# Your instructions:
Pull out from the material below all lines with "found".

# Available records:
#####
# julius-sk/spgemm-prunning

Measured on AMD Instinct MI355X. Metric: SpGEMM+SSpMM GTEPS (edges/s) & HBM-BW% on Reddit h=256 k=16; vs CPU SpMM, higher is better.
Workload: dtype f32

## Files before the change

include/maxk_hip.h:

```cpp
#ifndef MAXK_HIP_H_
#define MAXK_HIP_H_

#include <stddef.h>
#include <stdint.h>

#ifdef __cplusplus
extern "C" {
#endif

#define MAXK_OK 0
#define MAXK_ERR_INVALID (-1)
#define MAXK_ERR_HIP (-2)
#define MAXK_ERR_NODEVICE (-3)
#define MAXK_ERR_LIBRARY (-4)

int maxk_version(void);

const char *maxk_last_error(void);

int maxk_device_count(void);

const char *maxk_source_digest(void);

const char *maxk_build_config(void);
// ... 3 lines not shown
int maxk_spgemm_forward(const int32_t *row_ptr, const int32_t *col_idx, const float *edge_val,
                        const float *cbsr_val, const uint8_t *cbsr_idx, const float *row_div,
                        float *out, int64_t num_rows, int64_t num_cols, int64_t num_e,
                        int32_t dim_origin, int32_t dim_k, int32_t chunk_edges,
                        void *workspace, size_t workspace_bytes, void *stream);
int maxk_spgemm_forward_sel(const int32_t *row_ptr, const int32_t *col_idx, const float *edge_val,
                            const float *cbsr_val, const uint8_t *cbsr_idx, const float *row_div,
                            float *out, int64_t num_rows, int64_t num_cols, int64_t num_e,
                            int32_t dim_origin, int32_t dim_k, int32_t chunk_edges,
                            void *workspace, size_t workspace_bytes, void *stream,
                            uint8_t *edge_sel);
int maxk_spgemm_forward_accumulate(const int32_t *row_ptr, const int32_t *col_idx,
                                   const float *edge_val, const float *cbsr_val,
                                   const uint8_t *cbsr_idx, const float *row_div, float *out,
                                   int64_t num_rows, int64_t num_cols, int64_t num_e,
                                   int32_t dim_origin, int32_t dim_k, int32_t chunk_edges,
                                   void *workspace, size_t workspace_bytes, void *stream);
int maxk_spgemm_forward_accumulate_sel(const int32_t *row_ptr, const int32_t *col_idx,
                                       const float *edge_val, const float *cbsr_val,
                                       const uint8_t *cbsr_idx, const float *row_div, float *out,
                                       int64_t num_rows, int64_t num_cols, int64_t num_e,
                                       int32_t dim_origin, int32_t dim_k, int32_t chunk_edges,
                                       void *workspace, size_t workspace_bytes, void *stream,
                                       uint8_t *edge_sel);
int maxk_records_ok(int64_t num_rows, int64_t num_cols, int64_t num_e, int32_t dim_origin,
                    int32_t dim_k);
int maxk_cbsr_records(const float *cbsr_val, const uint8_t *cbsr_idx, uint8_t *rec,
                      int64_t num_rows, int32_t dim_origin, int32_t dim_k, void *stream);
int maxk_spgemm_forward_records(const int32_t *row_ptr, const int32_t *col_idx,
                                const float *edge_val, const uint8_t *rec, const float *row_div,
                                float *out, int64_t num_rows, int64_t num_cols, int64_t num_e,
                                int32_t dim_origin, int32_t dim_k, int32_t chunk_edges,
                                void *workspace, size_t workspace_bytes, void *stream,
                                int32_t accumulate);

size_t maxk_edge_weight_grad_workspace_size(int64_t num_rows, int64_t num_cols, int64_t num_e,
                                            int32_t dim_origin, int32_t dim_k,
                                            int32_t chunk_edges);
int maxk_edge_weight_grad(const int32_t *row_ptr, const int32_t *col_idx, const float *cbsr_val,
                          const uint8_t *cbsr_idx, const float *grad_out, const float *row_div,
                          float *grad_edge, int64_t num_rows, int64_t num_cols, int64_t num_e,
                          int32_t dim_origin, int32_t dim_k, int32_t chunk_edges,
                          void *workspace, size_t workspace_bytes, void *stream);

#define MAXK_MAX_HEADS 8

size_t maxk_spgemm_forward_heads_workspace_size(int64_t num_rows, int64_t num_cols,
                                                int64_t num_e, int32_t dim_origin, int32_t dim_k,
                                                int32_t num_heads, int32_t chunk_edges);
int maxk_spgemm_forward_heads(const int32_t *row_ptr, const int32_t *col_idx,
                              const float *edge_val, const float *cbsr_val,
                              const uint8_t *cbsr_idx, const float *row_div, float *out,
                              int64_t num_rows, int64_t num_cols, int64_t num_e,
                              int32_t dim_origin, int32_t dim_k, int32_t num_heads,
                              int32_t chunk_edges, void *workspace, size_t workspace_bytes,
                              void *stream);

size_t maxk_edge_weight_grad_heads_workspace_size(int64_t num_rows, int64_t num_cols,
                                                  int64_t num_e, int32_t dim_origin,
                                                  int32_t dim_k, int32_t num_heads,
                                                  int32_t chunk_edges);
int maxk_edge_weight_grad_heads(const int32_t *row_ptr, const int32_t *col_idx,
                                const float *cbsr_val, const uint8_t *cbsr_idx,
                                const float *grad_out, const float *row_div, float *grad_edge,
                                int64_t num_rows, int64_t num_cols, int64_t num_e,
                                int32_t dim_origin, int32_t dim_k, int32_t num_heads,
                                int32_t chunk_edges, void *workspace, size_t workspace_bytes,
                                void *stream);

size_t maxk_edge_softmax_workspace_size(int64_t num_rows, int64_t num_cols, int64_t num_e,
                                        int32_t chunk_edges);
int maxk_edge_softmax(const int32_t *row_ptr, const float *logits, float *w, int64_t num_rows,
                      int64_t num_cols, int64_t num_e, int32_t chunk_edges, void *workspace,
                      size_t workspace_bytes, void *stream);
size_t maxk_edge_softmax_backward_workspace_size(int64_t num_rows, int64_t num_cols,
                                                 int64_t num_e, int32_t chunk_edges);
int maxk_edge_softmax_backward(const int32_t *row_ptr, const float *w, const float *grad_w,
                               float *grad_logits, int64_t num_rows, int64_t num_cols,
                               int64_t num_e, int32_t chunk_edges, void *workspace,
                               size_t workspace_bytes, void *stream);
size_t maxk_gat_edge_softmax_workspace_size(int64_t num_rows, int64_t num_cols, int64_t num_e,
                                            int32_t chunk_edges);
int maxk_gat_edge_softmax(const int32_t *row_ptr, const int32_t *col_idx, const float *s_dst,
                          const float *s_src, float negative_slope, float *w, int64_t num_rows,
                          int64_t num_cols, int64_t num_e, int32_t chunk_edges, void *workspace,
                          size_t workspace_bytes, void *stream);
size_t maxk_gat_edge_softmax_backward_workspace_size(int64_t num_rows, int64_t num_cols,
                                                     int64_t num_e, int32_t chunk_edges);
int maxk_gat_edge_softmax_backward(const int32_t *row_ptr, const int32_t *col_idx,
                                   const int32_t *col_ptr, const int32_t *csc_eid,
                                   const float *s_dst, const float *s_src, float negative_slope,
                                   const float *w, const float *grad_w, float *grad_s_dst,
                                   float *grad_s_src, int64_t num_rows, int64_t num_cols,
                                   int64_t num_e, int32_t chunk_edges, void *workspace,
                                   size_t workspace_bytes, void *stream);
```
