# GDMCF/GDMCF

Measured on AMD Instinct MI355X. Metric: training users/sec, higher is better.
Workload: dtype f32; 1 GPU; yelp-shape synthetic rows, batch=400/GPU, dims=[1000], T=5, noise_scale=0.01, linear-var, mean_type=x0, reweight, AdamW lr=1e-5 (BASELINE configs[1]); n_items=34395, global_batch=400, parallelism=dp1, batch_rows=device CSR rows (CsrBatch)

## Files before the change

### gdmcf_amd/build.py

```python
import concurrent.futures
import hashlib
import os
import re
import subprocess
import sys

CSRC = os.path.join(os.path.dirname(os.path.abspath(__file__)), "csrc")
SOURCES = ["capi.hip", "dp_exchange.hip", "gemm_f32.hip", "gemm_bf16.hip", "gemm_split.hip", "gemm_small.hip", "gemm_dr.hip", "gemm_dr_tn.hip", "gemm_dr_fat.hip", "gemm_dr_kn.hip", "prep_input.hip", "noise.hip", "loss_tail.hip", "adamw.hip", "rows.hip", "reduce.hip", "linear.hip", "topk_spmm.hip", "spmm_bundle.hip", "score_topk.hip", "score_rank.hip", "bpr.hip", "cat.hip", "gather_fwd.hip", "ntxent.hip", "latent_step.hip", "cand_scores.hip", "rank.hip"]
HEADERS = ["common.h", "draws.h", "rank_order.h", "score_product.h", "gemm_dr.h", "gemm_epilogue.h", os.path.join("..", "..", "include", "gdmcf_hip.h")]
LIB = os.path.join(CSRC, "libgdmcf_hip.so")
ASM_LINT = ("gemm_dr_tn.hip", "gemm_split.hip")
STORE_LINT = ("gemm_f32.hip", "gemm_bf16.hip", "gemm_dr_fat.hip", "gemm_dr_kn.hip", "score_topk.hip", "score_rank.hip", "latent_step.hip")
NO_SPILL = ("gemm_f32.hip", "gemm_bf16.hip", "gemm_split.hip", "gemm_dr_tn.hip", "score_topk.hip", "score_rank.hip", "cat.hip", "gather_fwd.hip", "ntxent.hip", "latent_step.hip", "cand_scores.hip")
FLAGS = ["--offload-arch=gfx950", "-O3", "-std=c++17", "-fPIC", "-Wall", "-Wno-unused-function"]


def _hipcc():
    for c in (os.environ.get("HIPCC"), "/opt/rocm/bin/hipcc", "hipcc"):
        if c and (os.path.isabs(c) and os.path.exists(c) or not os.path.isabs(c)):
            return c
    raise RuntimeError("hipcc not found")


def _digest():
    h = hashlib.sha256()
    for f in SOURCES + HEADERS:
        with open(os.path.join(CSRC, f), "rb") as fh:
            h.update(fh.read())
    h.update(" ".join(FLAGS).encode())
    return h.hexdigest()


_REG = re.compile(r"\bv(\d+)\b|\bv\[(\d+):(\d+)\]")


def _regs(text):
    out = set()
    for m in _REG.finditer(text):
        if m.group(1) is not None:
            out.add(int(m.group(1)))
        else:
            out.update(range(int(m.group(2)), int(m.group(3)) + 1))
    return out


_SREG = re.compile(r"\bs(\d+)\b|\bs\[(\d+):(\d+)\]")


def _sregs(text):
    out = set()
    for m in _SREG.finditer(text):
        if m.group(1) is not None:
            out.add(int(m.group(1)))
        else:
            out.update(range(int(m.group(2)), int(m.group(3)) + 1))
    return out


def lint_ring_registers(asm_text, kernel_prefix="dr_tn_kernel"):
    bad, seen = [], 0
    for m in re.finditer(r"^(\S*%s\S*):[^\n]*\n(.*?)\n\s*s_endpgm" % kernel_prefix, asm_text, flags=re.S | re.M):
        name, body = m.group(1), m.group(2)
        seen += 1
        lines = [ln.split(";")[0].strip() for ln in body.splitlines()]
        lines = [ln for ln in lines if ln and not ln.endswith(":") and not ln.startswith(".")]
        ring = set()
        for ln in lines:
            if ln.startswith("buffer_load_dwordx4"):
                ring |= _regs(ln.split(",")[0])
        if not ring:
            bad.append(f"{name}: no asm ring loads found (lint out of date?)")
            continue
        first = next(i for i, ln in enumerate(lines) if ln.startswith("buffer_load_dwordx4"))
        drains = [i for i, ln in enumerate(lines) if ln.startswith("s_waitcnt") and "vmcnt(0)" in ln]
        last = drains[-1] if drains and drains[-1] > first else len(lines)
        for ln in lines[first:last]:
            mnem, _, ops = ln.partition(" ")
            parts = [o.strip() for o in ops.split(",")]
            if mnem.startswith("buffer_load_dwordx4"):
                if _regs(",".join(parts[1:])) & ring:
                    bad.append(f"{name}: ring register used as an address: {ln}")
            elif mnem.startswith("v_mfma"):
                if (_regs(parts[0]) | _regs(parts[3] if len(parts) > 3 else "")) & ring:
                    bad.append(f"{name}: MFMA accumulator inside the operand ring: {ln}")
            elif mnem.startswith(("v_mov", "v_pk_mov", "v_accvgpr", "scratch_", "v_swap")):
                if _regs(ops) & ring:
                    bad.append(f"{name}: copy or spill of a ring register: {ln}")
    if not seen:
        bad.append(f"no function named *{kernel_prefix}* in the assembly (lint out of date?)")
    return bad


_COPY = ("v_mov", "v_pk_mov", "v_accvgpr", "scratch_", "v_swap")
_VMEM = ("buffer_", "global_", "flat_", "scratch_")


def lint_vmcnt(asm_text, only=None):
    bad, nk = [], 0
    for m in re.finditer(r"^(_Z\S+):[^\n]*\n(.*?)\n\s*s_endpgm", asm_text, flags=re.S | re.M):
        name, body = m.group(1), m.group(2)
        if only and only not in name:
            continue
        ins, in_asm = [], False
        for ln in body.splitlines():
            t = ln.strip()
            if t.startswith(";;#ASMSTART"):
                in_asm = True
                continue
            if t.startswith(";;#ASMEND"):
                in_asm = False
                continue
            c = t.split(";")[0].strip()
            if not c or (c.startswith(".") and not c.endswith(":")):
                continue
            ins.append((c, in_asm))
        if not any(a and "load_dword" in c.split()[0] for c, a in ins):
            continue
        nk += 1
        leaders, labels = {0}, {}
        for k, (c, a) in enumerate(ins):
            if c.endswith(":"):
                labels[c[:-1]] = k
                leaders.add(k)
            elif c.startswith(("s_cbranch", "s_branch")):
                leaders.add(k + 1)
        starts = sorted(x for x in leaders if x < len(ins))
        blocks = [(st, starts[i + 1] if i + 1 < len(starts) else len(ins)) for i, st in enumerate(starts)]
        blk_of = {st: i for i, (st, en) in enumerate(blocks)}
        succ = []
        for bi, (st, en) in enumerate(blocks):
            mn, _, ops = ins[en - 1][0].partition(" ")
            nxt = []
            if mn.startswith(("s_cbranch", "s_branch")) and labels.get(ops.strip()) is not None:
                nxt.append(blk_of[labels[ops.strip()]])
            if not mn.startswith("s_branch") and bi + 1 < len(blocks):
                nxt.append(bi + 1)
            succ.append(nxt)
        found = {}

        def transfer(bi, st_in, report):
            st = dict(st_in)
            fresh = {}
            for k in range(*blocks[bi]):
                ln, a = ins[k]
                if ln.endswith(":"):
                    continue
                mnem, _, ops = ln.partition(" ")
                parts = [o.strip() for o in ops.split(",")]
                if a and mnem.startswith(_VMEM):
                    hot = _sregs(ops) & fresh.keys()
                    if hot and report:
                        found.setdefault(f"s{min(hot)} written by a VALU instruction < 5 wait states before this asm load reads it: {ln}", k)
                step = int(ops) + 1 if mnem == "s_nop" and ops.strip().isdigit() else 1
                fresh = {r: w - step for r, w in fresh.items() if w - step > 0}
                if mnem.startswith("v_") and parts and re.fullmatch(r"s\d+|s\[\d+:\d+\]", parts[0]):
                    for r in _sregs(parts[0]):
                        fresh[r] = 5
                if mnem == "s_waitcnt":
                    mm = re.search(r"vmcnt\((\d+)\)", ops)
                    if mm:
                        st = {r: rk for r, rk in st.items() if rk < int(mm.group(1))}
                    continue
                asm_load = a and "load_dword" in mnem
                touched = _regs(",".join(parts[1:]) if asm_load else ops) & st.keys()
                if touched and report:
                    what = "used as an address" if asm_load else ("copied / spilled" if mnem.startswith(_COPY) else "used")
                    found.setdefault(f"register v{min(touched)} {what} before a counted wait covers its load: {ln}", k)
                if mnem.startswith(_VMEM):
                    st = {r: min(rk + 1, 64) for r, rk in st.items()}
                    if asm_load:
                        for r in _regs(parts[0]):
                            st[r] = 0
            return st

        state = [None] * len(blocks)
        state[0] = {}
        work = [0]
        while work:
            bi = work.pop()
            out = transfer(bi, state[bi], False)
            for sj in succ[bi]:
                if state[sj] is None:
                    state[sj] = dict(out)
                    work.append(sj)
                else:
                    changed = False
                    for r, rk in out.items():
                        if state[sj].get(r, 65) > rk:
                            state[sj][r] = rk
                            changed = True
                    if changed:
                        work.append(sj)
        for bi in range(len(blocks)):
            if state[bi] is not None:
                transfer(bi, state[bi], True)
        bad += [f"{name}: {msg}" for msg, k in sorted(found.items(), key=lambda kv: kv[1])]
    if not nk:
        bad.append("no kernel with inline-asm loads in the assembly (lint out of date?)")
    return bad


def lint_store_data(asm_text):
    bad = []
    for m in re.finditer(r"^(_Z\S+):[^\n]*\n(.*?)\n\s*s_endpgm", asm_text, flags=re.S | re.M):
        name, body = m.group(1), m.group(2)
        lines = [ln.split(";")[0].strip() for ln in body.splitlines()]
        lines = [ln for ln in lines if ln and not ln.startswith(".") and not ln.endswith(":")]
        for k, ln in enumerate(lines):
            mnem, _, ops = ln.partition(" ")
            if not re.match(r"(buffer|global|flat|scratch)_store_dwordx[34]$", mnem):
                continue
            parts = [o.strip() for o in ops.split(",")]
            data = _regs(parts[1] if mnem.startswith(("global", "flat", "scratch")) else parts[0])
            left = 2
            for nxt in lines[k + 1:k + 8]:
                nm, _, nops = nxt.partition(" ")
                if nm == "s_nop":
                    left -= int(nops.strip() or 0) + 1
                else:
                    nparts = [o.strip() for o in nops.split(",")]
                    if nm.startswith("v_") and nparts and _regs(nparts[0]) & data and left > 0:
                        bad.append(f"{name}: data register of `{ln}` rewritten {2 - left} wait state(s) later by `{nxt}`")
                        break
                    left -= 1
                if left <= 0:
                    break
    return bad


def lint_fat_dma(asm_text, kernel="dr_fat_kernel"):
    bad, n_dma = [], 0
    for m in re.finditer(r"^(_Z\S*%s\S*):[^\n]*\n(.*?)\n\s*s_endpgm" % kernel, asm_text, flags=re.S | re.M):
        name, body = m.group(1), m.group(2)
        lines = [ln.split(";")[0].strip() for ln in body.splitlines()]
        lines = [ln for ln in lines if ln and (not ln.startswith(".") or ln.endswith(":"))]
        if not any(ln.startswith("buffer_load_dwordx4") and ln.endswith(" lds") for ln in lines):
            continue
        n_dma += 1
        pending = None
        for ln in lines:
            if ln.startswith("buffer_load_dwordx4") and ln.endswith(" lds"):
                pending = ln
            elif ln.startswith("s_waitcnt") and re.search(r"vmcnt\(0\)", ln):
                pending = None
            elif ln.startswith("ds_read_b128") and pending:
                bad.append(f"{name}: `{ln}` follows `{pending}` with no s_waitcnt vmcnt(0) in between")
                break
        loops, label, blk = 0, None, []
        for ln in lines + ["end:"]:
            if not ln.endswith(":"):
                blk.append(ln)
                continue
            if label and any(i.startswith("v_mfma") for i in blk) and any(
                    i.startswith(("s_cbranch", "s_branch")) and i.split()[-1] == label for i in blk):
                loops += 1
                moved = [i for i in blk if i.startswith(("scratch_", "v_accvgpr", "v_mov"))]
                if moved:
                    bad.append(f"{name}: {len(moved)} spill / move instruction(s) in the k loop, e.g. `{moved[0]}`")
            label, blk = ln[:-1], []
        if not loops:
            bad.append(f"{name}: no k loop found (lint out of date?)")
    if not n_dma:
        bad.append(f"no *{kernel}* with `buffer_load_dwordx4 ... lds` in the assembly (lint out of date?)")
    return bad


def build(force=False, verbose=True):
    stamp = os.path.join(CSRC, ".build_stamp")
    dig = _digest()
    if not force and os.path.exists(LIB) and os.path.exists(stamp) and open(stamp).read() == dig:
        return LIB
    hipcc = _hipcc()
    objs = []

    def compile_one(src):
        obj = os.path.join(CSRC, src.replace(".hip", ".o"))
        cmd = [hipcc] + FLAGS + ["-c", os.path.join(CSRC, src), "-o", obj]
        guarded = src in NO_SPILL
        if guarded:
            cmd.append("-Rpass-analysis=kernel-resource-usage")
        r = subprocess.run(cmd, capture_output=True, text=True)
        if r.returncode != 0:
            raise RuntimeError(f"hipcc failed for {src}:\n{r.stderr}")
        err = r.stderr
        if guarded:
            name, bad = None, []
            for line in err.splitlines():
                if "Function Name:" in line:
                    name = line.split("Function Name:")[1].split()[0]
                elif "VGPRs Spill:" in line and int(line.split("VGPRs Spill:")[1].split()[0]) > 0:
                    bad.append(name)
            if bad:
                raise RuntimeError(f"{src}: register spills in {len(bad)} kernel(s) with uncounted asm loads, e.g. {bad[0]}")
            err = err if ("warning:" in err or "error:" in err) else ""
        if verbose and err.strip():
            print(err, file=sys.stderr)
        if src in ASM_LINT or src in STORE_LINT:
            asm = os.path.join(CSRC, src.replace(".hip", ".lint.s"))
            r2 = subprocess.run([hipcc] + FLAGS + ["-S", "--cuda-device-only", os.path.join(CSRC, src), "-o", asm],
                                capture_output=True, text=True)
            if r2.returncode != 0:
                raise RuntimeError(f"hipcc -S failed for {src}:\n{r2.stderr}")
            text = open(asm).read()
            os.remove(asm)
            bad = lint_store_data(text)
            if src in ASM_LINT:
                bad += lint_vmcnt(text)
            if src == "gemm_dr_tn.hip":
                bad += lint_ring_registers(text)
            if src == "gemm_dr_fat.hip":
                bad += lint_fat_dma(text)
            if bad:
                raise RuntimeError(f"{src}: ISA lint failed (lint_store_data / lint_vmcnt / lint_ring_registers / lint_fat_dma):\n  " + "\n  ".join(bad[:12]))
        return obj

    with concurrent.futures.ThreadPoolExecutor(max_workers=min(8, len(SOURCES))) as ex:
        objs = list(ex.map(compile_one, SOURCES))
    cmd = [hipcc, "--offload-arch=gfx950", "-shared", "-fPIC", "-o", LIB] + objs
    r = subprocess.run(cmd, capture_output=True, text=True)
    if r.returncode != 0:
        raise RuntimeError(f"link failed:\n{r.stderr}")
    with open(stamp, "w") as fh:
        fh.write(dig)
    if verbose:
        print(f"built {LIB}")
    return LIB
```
#####
# Answer below:
    raise RuntimeError("hipcc not found")
            bad.append(f"{name}: no asm ring loads found (lint out of date?)")
        found = {}
                        found.setdefault(f"s{min(hot)} written by a VALU instruction < 5 wait states before this asm load reads it: {ln}", k)
                    found.setdefault(f"register v{min(touched)} {what} before a counted wait covers its load: {ln}", k)
        bad += [f"{name}: {msg}" for msg, k in sorted(found.items(), key=lambda kv: kv[1])]
            bad.append(f"{name}: no k loop found (lint out of date?)")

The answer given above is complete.